■ What to do: Locate each line with the string "void" in the listing below and copy it.

■ Exercise data:
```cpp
int rt_gram128(rt_ctx* ctx, const double* X, int64_t ks, int64_t ms, int64_t K, int64_t n, double* G) {
  if (!(ks == 1 || ms == 1)) return RT_ERR_UNSUPPORTED;
  const GramChoice c = gram_choose(ctx->num_cus, (long)K, (long)n);
  if (c.form == 0) return RT_ERR_UNSUPPORTED;
  const bool one_launch = c.form == 2;
  const bool kc = (ks == 1) && (ms != 1);
  const int tiles1 = (int)((n + BT - 1) / BT), n_off = tiles1 * (tiles1 - 1) / 2;

  GramParams p;
  p.X = X; p.ks = ks; p.ms = ms; p.K = K; p.n = n;
  p.kx = ((K + 7) / 8 + KB - 1) / KB * KB;
  p.tiles1 = tiles1;
  const long other = kc ? ms : ks;
  p.vec = ((((uintptr_t)X) & 15) == 0 && (other % 2 == 0)) ? 1 : 0;
  p.last0 = (long)(tiles1 - 1) * BT;
  if (n % BT != 0 && n >= BT && p.vec && (kc || n % 2 == 0)) p.last0 = n - BT;
  if ((!kc && (long)ks * 8 * 8 >= (1L << 31)) || (kc && (long)ms * 64 * 8 >= (1L << 31))) p.vec = 0;
  p.counters = ctx->dev_counters;
  p.pace = nullptr;
  const GramPace pace = one_launch ? PACE_ONE_LAUNCH : PACE_TWO_LAUNCHES;
  p.pace_every = pace.every; p.pace_slack = pace.slack; p.pace_naps = pace.naps;
  if (ctx->gram_pace_on) {
    if (!ctx->gram_pace) {
      RT_HIP_CHECK(ctx, hipMalloc(reinterpret_cast<void**>(&ctx->gram_pace), sizeof(unsigned long long) * 256));
      RT_HIP_CHECK(ctx, hipMemsetAsync(ctx->gram_pace, 0, sizeof(unsigned long long) * 256, ctx->stream));
    }
    p.pace = ctx->gram_pace;
  }

  GramSegs g;
  GramReduceParams rp;
  int nslots_off, nslots_diag;
  if (one_launch) {
    nslots_off = nslots_diag = gram_plan(tiles1, c.a, c.b, g, rp.first, rp.count);
  } else {
    nslots_off = c.s_off * n_off;
    nslots_diag = c.s_diag * tiles1;
  }
  void* slab = nullptr;
  int rc = rt_scratch(ctx, sizeof(double) * BT * BT * 8 * (size_t)(one_launch ? nslots_off : nslots_off + nslots_diag), &slab);
  if (rc != RT_OK) return rc;
  double* slab_off = static_cast<double*>(slab);
  double* slab_diag = one_launch ? slab_off : slab_off + (size_t)8 * nslots_off * BT * BT;
  rp.slab_off = slab_off; rp.slab_diag = slab_diag; rp.G = G; rp.n = n; rp.last0 = p.last0;
  rp.nslots_off = nslots_off; rp.nslots_diag = nslots_diag; rp.tiles1 = tiles1; rp.pace = ctx->gram_pace;

  if (ctx->profile) {
    if (!ctx->ev0) {
      RT_HIP_CHECK(ctx, hipEventCreate(&ctx->ev0));
      RT_HIP_CHECK(ctx, hipEventCreate(&ctx->ev1));
    }
    if (!ctx->gev0) {
      RT_HIP_CHECK(ctx, hipEventCreate(&ctx->gev0));
      RT_HIP_CHECK(ctx, hipEventCreate(&ctx->gev1));
    }
    RT_HIP_CHECK(ctx, hipEventRecord(ctx->ev0, ctx->stream));
    RT_HIP_CHECK(ctx, hipEventRecord(ctx->gev0, ctx->stream));
  }
  if (one_launch) {
    p.slab = slab_off; p.nslots = nslots_off;
    rc = kc ? launch_gram_merged<true>(ctx, p, g, 8 * c.slots) : launch_gram_merged<false>(ctx, p, g, 8 * c.slots);
    if (rc != RT_OK) return rc;
  } else {
    if (n_off) {
      int slot = 0, t = 0;
      for (int a = 0; a < tiles1; ++a)
        for (int b = a; b < tiles1; ++b, ++t) {
          if (a == b) continue;
          rp.first[t] = (unsigned char)slot; rp.count[t] = (unsigned char)c.s_off;
          for (int q = 0; q < c.s_off; ++q, ++slot) {
            p.slot_tm[slot] = (unsigned char)a; p.slot_tn[slot] = (unsigned char)b;
            p.slot_q[slot] = (unsigned char)q; p.slot_S[slot] = (unsigned char)c.s_off;
          }
        }
      p.slab = slab_off; p.nslots = nslots_off;
      rc = kc ? launch_gram<true, false>(ctx, p, 8 * nslots_off) : launch_gram<false, false>(ctx, p, 8 * nslots_off);
      if (rc != RT_OK) return rc;
    }
    {
      int slot = 0, t = 0;
      for (int a = 0; a < tiles1; ++a)
        for (int b = a; b < tiles1; ++b, ++t) {
          if (a != b) continue;
          rp.first[t] = (unsigned char)slot; rp.count[t] = (unsigned char)c.s_diag;
          for (int q = 0; q < c.s_diag; ++q, ++slot) {
            p.slot_tm[slot] = (unsigned char)a; p.slot_tn[slot] = (unsigned char)a;
            p.slot_q[slot] = (unsigned char)q; p.slot_S[slot] = (unsigned char)c.s_diag;
          }
        }
      p.slab = slab_diag; p.nslots = nslots_diag;
      p.pace = nullptr;
      rc = kc ? launch_gram<true, true>(ctx, p, 8 * nslots_diag) : launch_gram<false, true>(ctx, p, 8 * nslots_diag);
      if (rc != RT_OK) return rc;
    }
  }
  if (ctx->profile) {
    RT_HIP_CHECK(ctx, hipEventRecord(ctx->ev1, ctx->stream));
    RT_HIP_CHECK(ctx, hipEventRecord(ctx->gev1, ctx->stream));
    ctx->ev_valid = true;
    ctx->gev_valid = true;
  }
  ctx->last_grid = one_launch ? 8 * c.slots : 8 * (nslots_off + nslots_diag);
  ctx->last_splits = 8 * (one_launch ? c.a : c.s_off);
  ctx->last_tile = 128 * 1000 + 128;
  const long total = n * n;
  hipLaunchKernelGGL(gram_reduce_kernel, dim3((unsigned)((total + 255) / 256)), dim3(256), 0, ctx->stream, rp);
  RT_HIP_CHECK(ctx, hipGetLastError());
  return RT_OK;
}

extern "C" int rt_gram_plan_info(int num_cus, int64_t n_rows, int64_t n_cols, int* out) {
  if (!out || num_cus < 8 || n_rows < 1 || n_cols < 1) return RT_ERR_ARG;
  const GramChoice c = gram_choose(num_cus, (long)n_rows, (long)n_cols);
  out[0] = c.form; out[1] = c.a; out[2] = c.b; out[3] = c.s_off; out[4] = c.s_diag;
  return RT_OK;
}
```

Baseline: 92.20 billion.

## Rebalance diagonal Gram tile work with 4x4 MFMA upper-triangle blocks

Replaces the per-wave assignment of 16x16 sub-tiles for diagonal Gram tiles with a new scheme. Each wave now computes three or four off-diagonal 16x16 blocks. The 16x16 diagonal blocks are covered only in their upper triangle, using 4x4x4 f64 MFMAs on rotated fragments. This cuts redundant lower-triangle work on diagonal blocks and evens out MFMA counts across waves. The cost is more complex indexing, extra LDS reads for the rotated fragments, and a scattered write of the diagonal results.

```diff
diff --git a/romtime_amd/csrc/gemm_panel.h b/romtime_amd/csrc/gemm_panel.h
--- a/romtime_amd/csrc/gemm_panel.h
+++ b/romtime_amd/csrc/gemm_panel.h
@@ -105,6 +105,8 @@
     }
   }
 
+  static __device__ __forceinline__ constexpr int at(int c, int kk) { return KC ? c * KSTRIDE + kk : kk * SM + c; }
+
   static __device__ __forceinline__ double frag(const double* s, int mloc, int k4, int l15, int l4) {
     return KC ? s[(mloc + l15) * KSTRIDE + k4 * 4 + l4] : s[(k4 * 4 + l4) * SM + mloc + l15];
   }
diff --git a/romtime_amd/csrc/gram_mfma.hip b/romtime_amd/csrc/gram_mfma.hip
--- a/romtime_amd/csrc/gram_mfma.hip
+++ b/romtime_amd/csrc/gram_mfma.hip
@@ -33,8 +33,8 @@
   unsigned short slab[MAX_SLOTS];
 };
 
-__device__ const unsigned char kDiagTi[8][5] = {{0, 0, 0, 0, 0}, {0, 0, 0, 1, 1}, {1, 1, 1, 1, 1}, {2, 2, 2, 2, 2}, {2, 3, 3, 3, 255}, {3, 3, 4, 4, 255}, {4, 4, 5, 5, 255}, {5, 6, 6, 7, 255}};
-__device__ const unsigned char kDiagTj[8][5] = {{0, 1, 2, 3, 4}, {5, 6, 7, 1, 2}, {3, 4, 5, 6, 7}, {2, 3, 4, 5, 6}, {7, 3, 4, 5, 0}, {6, 7, 4, 5, 0}, {6, 7, 5, 6, 0}, {7, 6, 7, 7, 0}};
+__device__ const unsigned char kDiagV[8][4] = {{0, 1, 3, 4}, {1, 5, 7, 6}, {2, 3, 6, 7}, {3, 4, 7, 5},
+                                               {0, 2, 5, 0}, {0, 6, 7, 0}, {1, 2, 4, 0}, {4, 5, 6, 0}};
 
 template <bool KC, bool DIAG>
 __device__ __forceinline__ void gram_segment(const GramParams& p, double* smem, int x, int tm, int tn, int q0, int S,
@@ -63,20 +63,25 @@
   int pace_pos = 0, pace_cnt = 0;
   if (pacer && lane == 0) __hip_atomic_fetch_add(pace, PACE_ONE, __ATOMIC_RELAXED, __HIP_MEMORY_SCOPE_AGENT);
 
-  constexpr int NACC = DIAG ? 5 : 8;
+  constexpr int NACC = DIAG ? 4 : 8;
   d4 acc[NACC];
 #pragma unroll
   for (int i = 0; i < NACC; ++i) acc[i] = d4{0.0, 0.0, 0.0, 0.0};
-  int dti[5], dtj[5];
-  bool dval[5];
-  {
+  double dacc[3] = {0.0, 0.0, 0.0};
+  int dv[4] = {0, 0, 0, 0}, dd = 0;
+  int ofr[4] = {0, 0, 0, 0}, orot[2] = {0, 0};
+  bool paw = false;
+  if constexpr (DIAG) {
     const int w = __builtin_amdgcn_readfirstlane(wid);
-#pragma unroll
-    for (int q = 0; q < 5; ++q) {
-      dval[q] = kDiagTi[w][q] != 255;
-      dti[q] = dval[q] ? 16 * kDiagTi[w][q] : 0;
-      dtj[q] = 16 * kDiagTj[w][q];
-    }
+    paw = w < 4;
+#pragma unroll
+    for (int q = 0; q < 4; ++q) {
+      dv[q] = kDiagV[w][q];
+      ofr[q] = P::at(16 * dv[q] + l15, l4);
+    }
+    dd = paw ? dv[0] : dv[2];
+#pragma unroll
+    for (int s = 1; s <= 2; ++s) orot[s - 1] = P::at(16 * dd + 4 * (((lane >> 2) + s) & 3) + (lane & 3), l4);
   }
 
   d2 ra[P::NL], rb[DIAG ? 1 : P::NL];
@@ -104,12 +109,24 @@
     if constexpr (DIAG) {
 #pragma unroll
       for (int k4 = 0; k4 < KB / 4; ++k4) {
-#pragma unroll
-        for (int q = 0; q < 5; ++q) {
-          if (!dval[q]) continue;
-          const double a = P::frag(cA, dti[q], k4, l15, l4);
-          const double b = P::frag(cA, dtj[q], k4, l15, l4);
-          acc[q] = __builtin_amdgcn_mfma_f64_16x16x4f64(a, b, acc[q], 0, 0, 0);
+        const int ok = P::at(0, 4 * k4);
+        const double f0 = cA[ofr[0] + ok], f1 = cA[ofr[1] + ok], f2 = cA[ofr[2] + ok];
+        const double r1 = cA[orot[0] + ok], r2 = cA[orot[1] + ok];
+        double f3 = 0.0;
+        if (paw) f3 = cA[ofr[3] + ok];
+        acc[0] = __builtin_amdgcn_mfma_f64_16x16x4f64(f0, f1, acc[0], 0, 0, 0);
+        acc[1] = __builtin_amdgcn_mfma_f64_16x16x4f64(f0, f2, acc[1], 0, 0, 0);
+        acc[2] = __builtin_amdgcn_mfma_f64_16x16x4f64(f1, f2, acc[2], 0, 0, 0);
+        auto triangle = [&](double f) {
+          dacc[0] = __builtin_amdgcn_mfma_f64_4x4x4f64(f, f, dacc[0], 0, 0, 0);
+          dacc[1] = __builtin_amdgcn_mfma_f64_4x4x4f64(f, r1, dacc[1], 0, 0, 0);
+          dacc[2] = __builtin_amdgcn_mfma_f64_4x4x4f64(f, r2, dacc[2], 0, 0, 0);
+        };
+        if (paw) {
+          triangle(f0);
+          acc[3] = __builtin_amdgcn_mfma_f64_16x16x4f64(f0, f3, acc[3], 0, 0, 0);
+        } else {
+          triangle(f2);
         }
       }
     } else {
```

■ Answer for this exercise:
      RT_HIP_CHECK(ctx, hipMalloc(reinterpret_cast<void**>(&ctx->gram_pace), sizeof(unsigned long long) * 256));
  void* slab = nullptr;
 __device__ __forceinline__ void gram_segment(const GramParams& p, double* smem, int x, int tm, int tn, int q0, int S,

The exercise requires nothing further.